Tentu saja, demi menjaga kredibilitas nama keluargaku, ayahku
tidak akan menolak Mas Taufik menjadi menantunya karna aku sudah menyatakan
bersedia. Jadi, aku mengorbankan masa depanku untuk hidup lebih baik bersama
Mas Rian dan memilih hidup sederhana bersama Mas Taufik. Satu-satunya alasan
kuat yang melandasinya hanyalah satu kalimat yang bernama “Cinta.” Aku tau
betul bahwa Mas Taufik mencintaiku lebih dari apapun, dan aku mengira dengan
rasa cinta, kami bisa melalui apapun.
“Mas harus mengerti. Aku tidak mencintai mas lagi. Apa itu
belum cukup?” Aku membentaknya dengan suara lantang, serta merta Fariz,
putraku, terbangun dan menangis. Aku berusaha menenangkannya. Mas Taufik mendekatiku
hendak mengelus Fariz agar terdiam, aku hendak menghindarinya tapi tidak tega,
aku membiarkan Mas Taufik melimpahkan kasih sayangnya pada putra kami hingga
akhirnya Fariz terdiam dan tertidur lelap.
“Bagaimana nasib putra kita nanti?” Kulihat airmata Mas
Taufik mengalir dipipinya.

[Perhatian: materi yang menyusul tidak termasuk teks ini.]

__global__ __launch_bounds__(256) void stem_conv_kernel(const float* __restrict__ img, const bf16_t* __restrict__ wst, bf16_t* __restrict__ out,
                                                        float* __restrict__ stats, int H, int W, int Ho, int Wo) {
  extern __shared__ __attribute__((aligned(16))) char smem[];
  const int PW = 2 * Wo + 8;
  bf16_t* patch = reinterpret_cast<bf16_t*>(smem);
  bf16_t* Wl = patch + 3 * PR * PW;
  bf16_t* Cst = Wl;
  float* red = reinterpret_cast<float*>(Wl + 64 * LDW);
  const int tid = threadIdx.x, lane = tid & 63, wave = tid >> 6, g = lane >> 4, li = lane & 15;
  const int rblocks = Ho / RB;
  const int b = blockIdx.x / rblocks, oh0 = (blockIdx.x - b * rblocks) * RB;

  for (int v = tid; v < 64 * (KP / 8); v += 256) {
    const int n = v / (KP / 8), kv = v - n * (KP / 8);
    *reinterpret_cast<u32x4*>(&Wl[n * LDW + kv * 8]) = *reinterpret_cast<const u32x4*>(&wst[n * KP + kv * 8]);
  }
  const int ih_base = 2 * oh0 - 3;
  const __amdgpu_buffer_rsrc_t rsImg = __builtin_amdgcn_make_buffer_rsrc(const_cast<float*>(img), 0, (int)gridDim.x / rblocks * 3 * H * W * 4, 0x00020000);
  for (int x = tid; x < PW; x += 256) {
    const int iw = x - 3;
    const bool cok = iw >= 0 && iw < W;
    float vals[3 * PR];
#pragma unroll
    for (int row = 0; row < 3 * PR; ++row) {
      const int c = row / PR, pr = row - c * PR, ih = ih_base + pr;
// ... 122 lines not shown
  for (int kk = 0; kk < 6; ++kk)
#pragma unroll
    for (int nt = 0; nt < 4; ++nt)
      bfr[kk][nt] = *reinterpret_cast<const bf16x8*>(&Wl[(nt * 16 + li) * LDW + kk * 32 + g * 8]);
  float sc[4], sh[4];
#pragma unroll
  for (int nt = 0; nt < 4; ++nt) { sc[nt] = coef[nt * 16 + li]; sh[nt] = coef[64 + nt * 16 + li]; }
  __syncthreads();
  if (dbg & 4) { if (tid == 0) out[(size_t)blockIdx.x * 64] = f2bf(sc[0] + (float)bfr[0][0][0]); return; }

  bf16_t* mycs = Cst + wave * 8 * LDCS;
  for (int t = wave; t < ctiles; t += 4) {
    const int c0 = 14 * t - 1;
    auto row = [&](int i, float (&h)[4][2]) {
      f32x4 acc[4];
#pragma unroll
      for (int nt = 0; nt < 4; ++nt) acc[nt] = f32x4{0.f, 0.f, 0.f, 0.f};
      if (!(dbg & 1))
#pragma unroll
      for (int kk = 0; kk < 6; ++kk) {
        int pair = kk * 4 + g;
        pair = pair > 20 ? 20 : pair;
        const int c = pair / 7, r = pair - c * 7;
        const uint32_t* ap = reinterpret_cast<const uint32_t*>(&patch[(c * PRP + 2 * i + r) * PW + 28 * t + 2 * li]);
        u32x4 raw = {ap[0], ap[1], ap[2], ap[3]};
        const bf16x8 af = __builtin_bit_cast(bf16x8, raw);
#pragma unroll
        for (int nt = 0; nt < 4; ++nt) acc[nt] = __builtin_amdgcn_mfma_f32_16x16x32_bf16(af, bfr[kk][nt], acc[nt], 0, 0, 0);
      }
      if (dbg & 2) {
#pragma unroll
        for (int nt = 0; nt < 4; ++nt) { h[nt][0] = acc[nt][0] + acc[nt][1]; h[nt][1] = acc[nt][2] + acc[nt][3]; }
        return;
      }
#pragma unroll
      for (int nt = 0; nt < 4; ++nt) {
        float v[4];
#pragma unroll
        for (int r4 = 0; r4 < 4; ++r4) {
          const int col = c0 + 4 * g + r4;
          const float a = acc[nt][r4] * sc[nt] + sh[nt];
          v[r4] = ((unsigned)col < (unsigned)Wo) ? (a < 0.f ? 0.f : a) : 0.f;
        }
        const float nx = __shfl_down(v[0], 16, 64);
        h[nt][0] = pool_max(pool_max(v[0], v[1]), v[2]);
        h[nt][1] = pool_max(pool_max(v[2], v[3]), nx);
      }
    };
    float hp[4][2], h1[4][2], h2[4][2];
    if (ph0 > 0) row(0, hp);
    else {
#pragma unroll
      for (int nt = 0; nt < 4; ++nt) { hp[nt][0] = 0.f; hp[nt][1] = 0.f; }
    }
#pragma unroll 1
    for (int k = 0; k < PRB; ++k) {
      row(2 * k + 1, h1);
      row(2 * k + 2, h2);
#pragma unroll
      for (int nt = 0; nt < 4; ++nt)
#pragma unroll
        for (int q = 0; q < 2; ++q) {
          const float o = pool_max(pool_max(hp[nt][q], h1[nt][q]), h2[nt][q]);
          mycs[(2 * g + q) * LDCS + nt * 16 + li] = f2bf(o);
          hp[nt][q] = h2[nt][q];
        }
      asm volatile("s_waitcnt lgkmcnt(0)" ::: "memory");
      const int px = lane >> 3, cv = lane & 7, pw = 7 * t + px;
      if (px < 7 && pw < Wp)
        *reinterpret_cast<u32x4*>(&out[((((size_t)b * Hp + ph0 + k) * Wp + pw) * 64) + cv * 8]) = *reinterpret_cast<const u32x4*>(&mycs[px * LDCS + cv * 8]);
      asm volatile("s_waitcnt lgkmcnt(0)" ::: "memory");
    }
  }
}

namespace {
constexpr int RBW = 4;
constexpr int PRW = 2 * RBW + 5;
constexpr int LDA = KP + 8;
constexpr int LDD = 64 + 4;
}

template <bool FUSED>
__global__ __launch_bounds__(256) void stem_wgrad_kernel(const float* __restrict__ img, const bf16_t* __restrict__ dy, float* __restrict__ dw,
                                                         int B, int H, int W, int Ho, int Wo, const bf16_t* __restrict__ dpool,
                                                         const uint8_t* __restrict__ idx, const float* __restrict__ coef,
                                                         const float* __restrict__ bc, int Hp, int Wp, int nsplit, float* __restrict__ ws) {
  extern __shared__ __attribute__((aligned(16))) char smem[];
  const int PW = 2 * Wo + 8;
  const int Wh = Wo / nsplit;
  const int MP = (Wh + 31) / 32 * 32;
  bf16_t* patch = reinterpret_cast<bf16_t*>(smem);
  bf16_t* Acol = patch + 3 * PRW * PW;
  bf16_t* Dy = Acol + MP * LDA;
  const int tid = threadIdx.x, lane = tid & 63, wave = tid >> 6, g = lane >> 4, li = lane & 15;
  const int q = li >> 2, pp = li & 3;
  for (int i = tid; i < (MP - Wh) * LDA; i += 256) Acol[Wh * LDA + i] = 0;
  for (int i = tid; i < (MP - Wh) * LDD; i += 256) Dy[Wh * LDD + i] = 0;

  float f_sc[8], f_sh[8], f_a[8], f_b[8], f_c[8];
  if (FUSED) {
    const int c0f = (tid & 7) * 8;
#pragma unroll
    for (int j = 0; j < 8; ++j) {
      f_sc[j] = coef[c0f + j]; f_sh[j] = coef[64 + c0f + j];
      f_a[j] = bc[c0f + j]; f_b[j] = bc[64 + c0f + j]; f_c[j] = bc[128 + c0f + j];
    }
  }
  const __amdgpu_buffer_rsrc_t rsP = __builtin_amdgcn_make_buffer_rsrc(const_cast<bf16_t*>(FUSED ? dpool : dy), 0, FUSED ? B * Hp * Wp * 64 * 2 : 0, 0x00020000);
  const __amdgpu_buffer_rsrc_t rsI = __builtin_amdgcn_make_buffer_rsrc(const_cast<uint8_t*>(FUSED ? idx : reinterpret_cast<const uint8_t*>(dy)), 0, FUSED ? B * Hp * Wp * 64 : 0, 0x00020000);
  const __amdgpu_buffer_rsrc_t rsImg = __builtin_amdgcn_make_buffer_rsrc(const_cast<float*>(img), 0, B * 3 * H * W * 4, 0x00020000);
  const __amdgpu_buffer_rsrc_t rsDy = __builtin_amdgcn_make_buffer_rsrc(const_cast<bf16_t*>(dy), 0, B * Ho * Wo * 64 * 2, 0x00020000);
  f32x4 acc[4][3];
#pragma unroll
  for (int i = 0; i < 4; ++i)
#pragma unroll
    for (int j = 0; j < 3; ++j) acc[i][j] = f32x4{0.f, 0.f, 0.f, 0.f};

  const int rblocks = Ho / RBW, nblocks = B * rblocks;
  for (int blk = blockIdx.x; blk < nblocks; blk += gridDim.x) {
    const int b = blk / rblocks, oh0 = (blk - b * rblocks) * RBW;
    __syncthreads();
    const int ih_base = 2 * oh0 - 3;
    for (int x = tid; x < PW; x += 256) {
      const int iw = x - 3;
      const bool cok = iw >= 0 && iw < W;
      float vals[3 * PRW];
#pragma unroll
      for (int row = 0; row < 3 * PRW; ++row) {
        const int c = row / PRW, pr = row - c * PRW, ih = ih_base + pr;
        const bool ok = cok && ih >= 0 && ih < H;
        const int ihc = min(max(ih, 0), H - 1), iwc = min(max(iw, 0), W - 1);
        const float t = __builtin_bit_cast(float, __builtin_amdgcn_raw_buffer_load_b32(rsImg, (((b * 3 + c) * H + ihc) * W + iwc) * 4, 0, 0));
        vals[row] = ok ? t : 0.f;
      }
#pragma unroll
      for (int row = 0; row < 3 * PRW; ++row) patch[row * PW + x] = f2bf(vals[row]);
    }
    for (int unit = 0; unit < RBW * nsplit; ++unit) {
      const int orow = unit / nsplit, px0 = (unit - orow * nsplit) * Wh;
      __syncthreads();
      const int dyr_b = (((b * Ho + oh0 + orow) * Wo + px0) * 64) * 2;
      if constexpr (FUSED) {
        auto stage_row = [&](auto odd) {
          for (int v = tid; v < (Wh >> 1) * 8; v += 256) {
            const int pq = v >> 3, cv = v & 7;
            Vec16<bf16_t> yy[2];
            yy[0].raw = __builtin_bit_cast(u32x4, __builtin_amdgcn_raw_buffer_load_b128(rsDy, dyr_b + (2 * pq) * 128 + cv * 16, 0, 0));
            yy[1].raw = __builtin_bit_cast(u32x4, __builtin_amdgcn_raw_buffer_load_b128(rsDy, dyr_b + (2 * pq + 1) * 128 + cv * 16, 0, 0));
            float g8[2][8];
            stem_route_pair_buf<decltype(odd)::value>(rsP, rsI, yy, f_sc, f_sh, b, oh0 + orow, (px0 >> 1) + pq, cv * 8, Hp, Wp, g8);
#pragma unroll
            for (int q2 = 0; q2 < 2; ++q2) {
              Vec16<bf16_t> o;
#pragma unroll
              for (int j = 0; j < 8; ++j) o.set(j, f_a[j] * g8[q2][j] + f_b[j] * yy[q2].get(j) + f_c[j]);
              uint32_t* d = reinterpret_cast<uint32_t*>(&Dy[(2 * pq + q2) * LDD + cv * 8]);
              d[0] = o.raw[0]; d[1] = o.raw[1]; d[2] = o.raw[2]; d[3] = o.raw[3];
            }
          }
        };
        if ((oh0 + orow) & 1) stage_row(std::true_type{});
        else stage_row(std::false_type{});
      } else {
        for (int v = tid; v < Wh * 8; v += 256) {
          const int px = v >> 3, cv = v & 7;
          const u32x4 val = __builtin_bit_cast(u32x4, __builtin_amdgcn_raw_buffer_load_b128(rsDy, dyr_b + v * 16, 0, 0));
          uint32_t* d = reinterpret_cast<uint32_t*>(&Dy[px * LDD + cv * 8]);
          d[0] = val[0]; d[1] = val[1]; d[2] = val[2]; d[3] = val[3];
        }
      }
      if (tid < 240) {
        const int pair = tid % 24, c = pair / 7, r = pair - c * 7;
        const bf16_t* prow = patch + (c * PRW + 2 * orow + r) * PW + 2 * px0;
        for (int px = tid / 24; px < Wh; px += 10) {
          u32x4 val = {0u, 0u, 0u, 0u};
          if (pair < 21) {
            const uint32_t* ap = reinterpret_cast<const uint32_t*>(prow + 2 * px);
            val = u32x4{ap[0], ap[1], ap[2], ap[3] & 0x0000ffffu};
          }
          *reinterpret_cast<u32x4*>(&Acol[px * LDA + pair * 8]) = val;
        }
      }
      __syncthreads();
      typedef __attribute__((ext_vector_type(8))) short i16x8;
      for (int ks = 0; ks < MP / 32; ++ks) {
        const bf16_t* yb = Dy + (ks * 32 + 8 * g + q) * LDD + 4 * pp;
        const bf16_t* xb = Acol + (ks * 32 + 8 * g + q) * LDA + wave * 48 + 4 * pp;
        bf16x8 af[4], bfv[3];
#pragma unroll
        for (int i = 0; i < 4; ++i) {
          i16x4 lo = __builtin_amdgcn_ds_read_tr16_b64_v4i16((i16x4 __attribute__((address_space(3)))*)(yb + i * 16));
          i16x4 hi = __builtin_amdgcn_ds_read_tr16_b64_v4i16((i16x4 __attribute__((address_space(3)))*)(yb + 4 * LDD + i * 16));
          i16x8 t = {lo[0], lo[1], lo[2], lo[3], hi[0], hi[1], hi[2], hi[3]};
          af[i] = __builtin_bit_cast(bf16x8, t);
        }
#pragma unroll
        for (int j = 0; j < 3; ++j) {
          i16x4 lo = __builtin_amdgcn_ds_read_tr16_b64_v4i16((i16x4 __attribute__((address_space(3)))*)(xb + j * 16));
          i16x4 hi = __builtin_amdgcn_ds_read_tr16_b64_v4i16((i16x4 __attribute__((address_space(3)))*)(xb + 4 * LDA + j * 16));
          i16x8 t = {lo[0], lo[1], lo[2], lo[3], hi[0], hi[1], hi[2], hi[3]};
          bfv[j] = __builtin_bit_cast(bf16x8, t);
        }
#pragma unroll
        for (int i = 0; i < 4; ++i)
#pragma unroll
          for (int j = 0; j < 3; ++j)
            acc[i][j] = __builtin_amdgcn_mfma_f32_16x16x32_bf16(af[i], bfv[j], acc[i][j], 0, 0, 0);
      }
    }
  }
#pragma unroll
  for (int j = 0; j < 3; ++j) {
    const int k2 = wave * 48 + j * 16 + li, pair = k2 >> 3, s = k2 & 7;
    if (pair >= 21 || s >= 7) continue;
    const int c = pair / 7, r = pair - c * 7;
#pragma unroll
    for (int i = 0; i < 4; ++i)
#pragma unroll
      for (int rr = 0; rr < 4; ++rr) {
        const size_t o = (size_t)(i * 16 + g * 4 + rr) * 147 + (r * 7 + s) * 3 + c;
        if (ws) ws[(size_t)blockIdx.x * (64 * 147) + o] = acc[i][j][rr];
        else atomicAdd(dw + o, acc[i][j][rr]);
      }
  }
}

extern "C" int vqa_slab_reduce(const float* ws, float* dw, int nslabs, long long n, hipStream_t st);

static size_t stem_wgrad_shm(int Wo, int nsplit) {
  const int PW = 2 * Wo + 8, MP = (Wo / nsplit + 31) / 32 * 32;
  return (size_t)(3 * PRW * PW + MP * LDA + MP * LDD) * 2;
}
static int stem_nsplit(int Wo) {
  const int env = vqa_env_int("VQA_STEM_NSPLIT", 0);
  if (env > 0 && Wo % (8 * env) == 0) return env;
  const int floor_ = Wo > 64 ? 2 : 1;
  for (int n = floor_; n <= 16; ++n)
    if (Wo % (8 * n) == 0 && stem_wgrad_shm(Wo, n) <= (size_t)160 * 1024 / 3) return n;
  return floor_;
}
static int stem_wgrad_grid(int B, int Ho, int Wo, size_t* shm_out) {
  const size_t shm = stem_wgrad_shm(Wo, stem_nsplit(Wo));
  if (shm_out) *shm_out = shm;
  if (shm > 160 * 1024) return 0;
  const int nblocks = B * (Ho / RBW);
  const int cap = 256 * (int)((160 * 1024) / shm > 4 ? 4 : (160 * 1024) / shm);
  return nblocks < cap ? nblocks : cap;
}

extern "C" {

int vqa_stem_conv_blocks(int B, int H, int W) {
  const int Ho = (H + 6 - 7) / 2 + 1, Wo = (W + 6 - 7) / 2 + 1;
  if (Ho % RB || Wo % 16 || Wo > 256) return 0;
  return B * (Ho / RB);
}
int vqa_stem_pack(const float* w_krsc, void* wstem , hipStream_t st) {
  if (!w_krsc || !wstem) return VQA_EARG;
  hipLaunchKernelGGL(stem_pack_kernel, dim3((64 * KP + 255) / 256), dim3(256), 0, st, w_krsc, (bf16_t*)wstem);
  VQA_LAUNCH_CHECK(); return VQA_OK;
}
int vqa_stem_conv(const float* img, const void* wstem, void* out, float* stats, int B, int H, int W, hipStream_t st) {
  const int nb = vqa_stem_conv_blocks(B, H, W);
  if (!img || !wstem || !out || nb <= 0 || (size_t)B * 3 * H * W * 4 >= 0x7fffffffull) return VQA_EARG;
  const int Ho = (H + 6 - 7) / 2 + 1, Wo = (W + 6 - 7) / 2 + 1, PW = 2 * Wo + 8;
  const size_t shm = (size_t)(3 * PR * PW + 64 * LDW) * 2 + 4 * 64 * 2 * 4;
  static size_t attr = 0;
  if (shm > attr) { (void)hipFuncSetAttribute(reinterpret_cast<const void*>(&stem_conv_kernel), hipFuncAttributeMaxDynamicSharedMemorySize, (int)shm); attr = shm; }
  hipLaunchKernelGGL(stem_conv_kernel, dim3(nb), dim3(256), shm, st, img, (const bf16_t*)wstem, (bf16_t*)out, stats, H, W, Ho, Wo);
  VQA_LAUNCH_CHECK(); return VQA_OK;
}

Aku hanya bisa menggigit bibirku, mencoba menahan
diri agar tidak terbawa perasaan, mencoba menahan agar tidak menumpahkan
airmataku.
Sempat terpikir untuk membatalkan keinginanku untuk
bercerai, tapi aku tak mungkin melakukannya. Mungkin terlihat begitu kejam,
tapi kenyataannya aku tidak ingin bersama Mas Taufik karna aku mencintainya.
Aku begitu mengenal betul wataknya yang penuh kasih dan tanggung jawab, tapi
justru hal itulah yang membuatku ingin agar Mas Taufik melupakanku. Bukan karna
aku benci, bukan pula aku sudah kehilangan rasa cinta. Tapi semua karna keadaan
yang memaksa.
Sudah 4 tahun kami menjalani hidup berumah tangga, namun
keadaan ekonomi tidak juga membaik. Aku menyadari Mas Taufik mulai kelimpungan
mencari nafkah. Bahkan demi menghidupiku, kedua adiknya tidak bisa melanjutkan
Sekolahnya. Kemudian ketika Fariz pertama kali meneriakkan tangisan pertamanya,
keadaan semakin memburuk. Mas Taufik bekerja siang malam tanpa mengenal
istirahat, dia menjual semua yang dimilikinya. Bahkan hari demi hari tubuhnya
semakin kurus, sangat berbeda denganku. Mas Taufik selalu mengusahakan untuk mencukupi
semua kebutuhanku dengan melupakan dirinya. Pernah suatu kali aku menolak untuk
makan sebelum melihat Mas Taufik makan, tapi dia mengatakan bahwa aku menyakiti
harga dirinya sebagai seorang suami.
Sering aku menyarankannya istirahat ketika badannya sakit
tapi dia menolaknya. Dia tetap bekerja dengan tubuhnya yang semakin
sakit-sakitan. Dia sudah tidak peduli dengan dirinya sendiri hanya demi diriku.
Ingin sekali aku membantu Mas Taufik bekerja, tapi bagaimana dengan Fariz jika
aku bekerja? Semakin hari aku semakin tersiksa. Meski tubuhku sehat dan segar,
tercukupi gizi dan kasih sayang oleh Mas Taufik tapi hatiku sakit. Istri mana
yang tega melihat suaminya tersiksa saat dirinya hidup serba kecukupan?
Aku akan terlihat jahat jika membebankan suamiku apa yang
diluar kemampuannya. Lalu apakah ada keputusan yang lebih baik? Sungguh, aku
tidak pernah ingin suamiku menderita lebih lama lagi karna diriku sebab itu aku
harus membuat keputusan yang tegas. “Mas, besok antar aku ke rumah orangtuaku.”
Kataku lirih.
Kulihat Mas Taufik begitu pasrah, tatapannya kosong seperti
kehilangan ruh. Airmatanya mengalir semakin deras. Dia hanya diam membisu tak
berani mendebatku, karna sebagaimana yang diketahuinya tentangku, ketika aku
memutuskan sesuatu tak ada seorangpun yang pernah berhasil merubahnya. Mas
Taufik mendekap kedua lututnya dan membenamkan kepalanya didalamnya, aku
mendengarnya menangis terisak-isak. Kemudian, nyaris tak terdengar dia berkata,
“baiklah, asalkan itu bisa membuatmu bahagia.”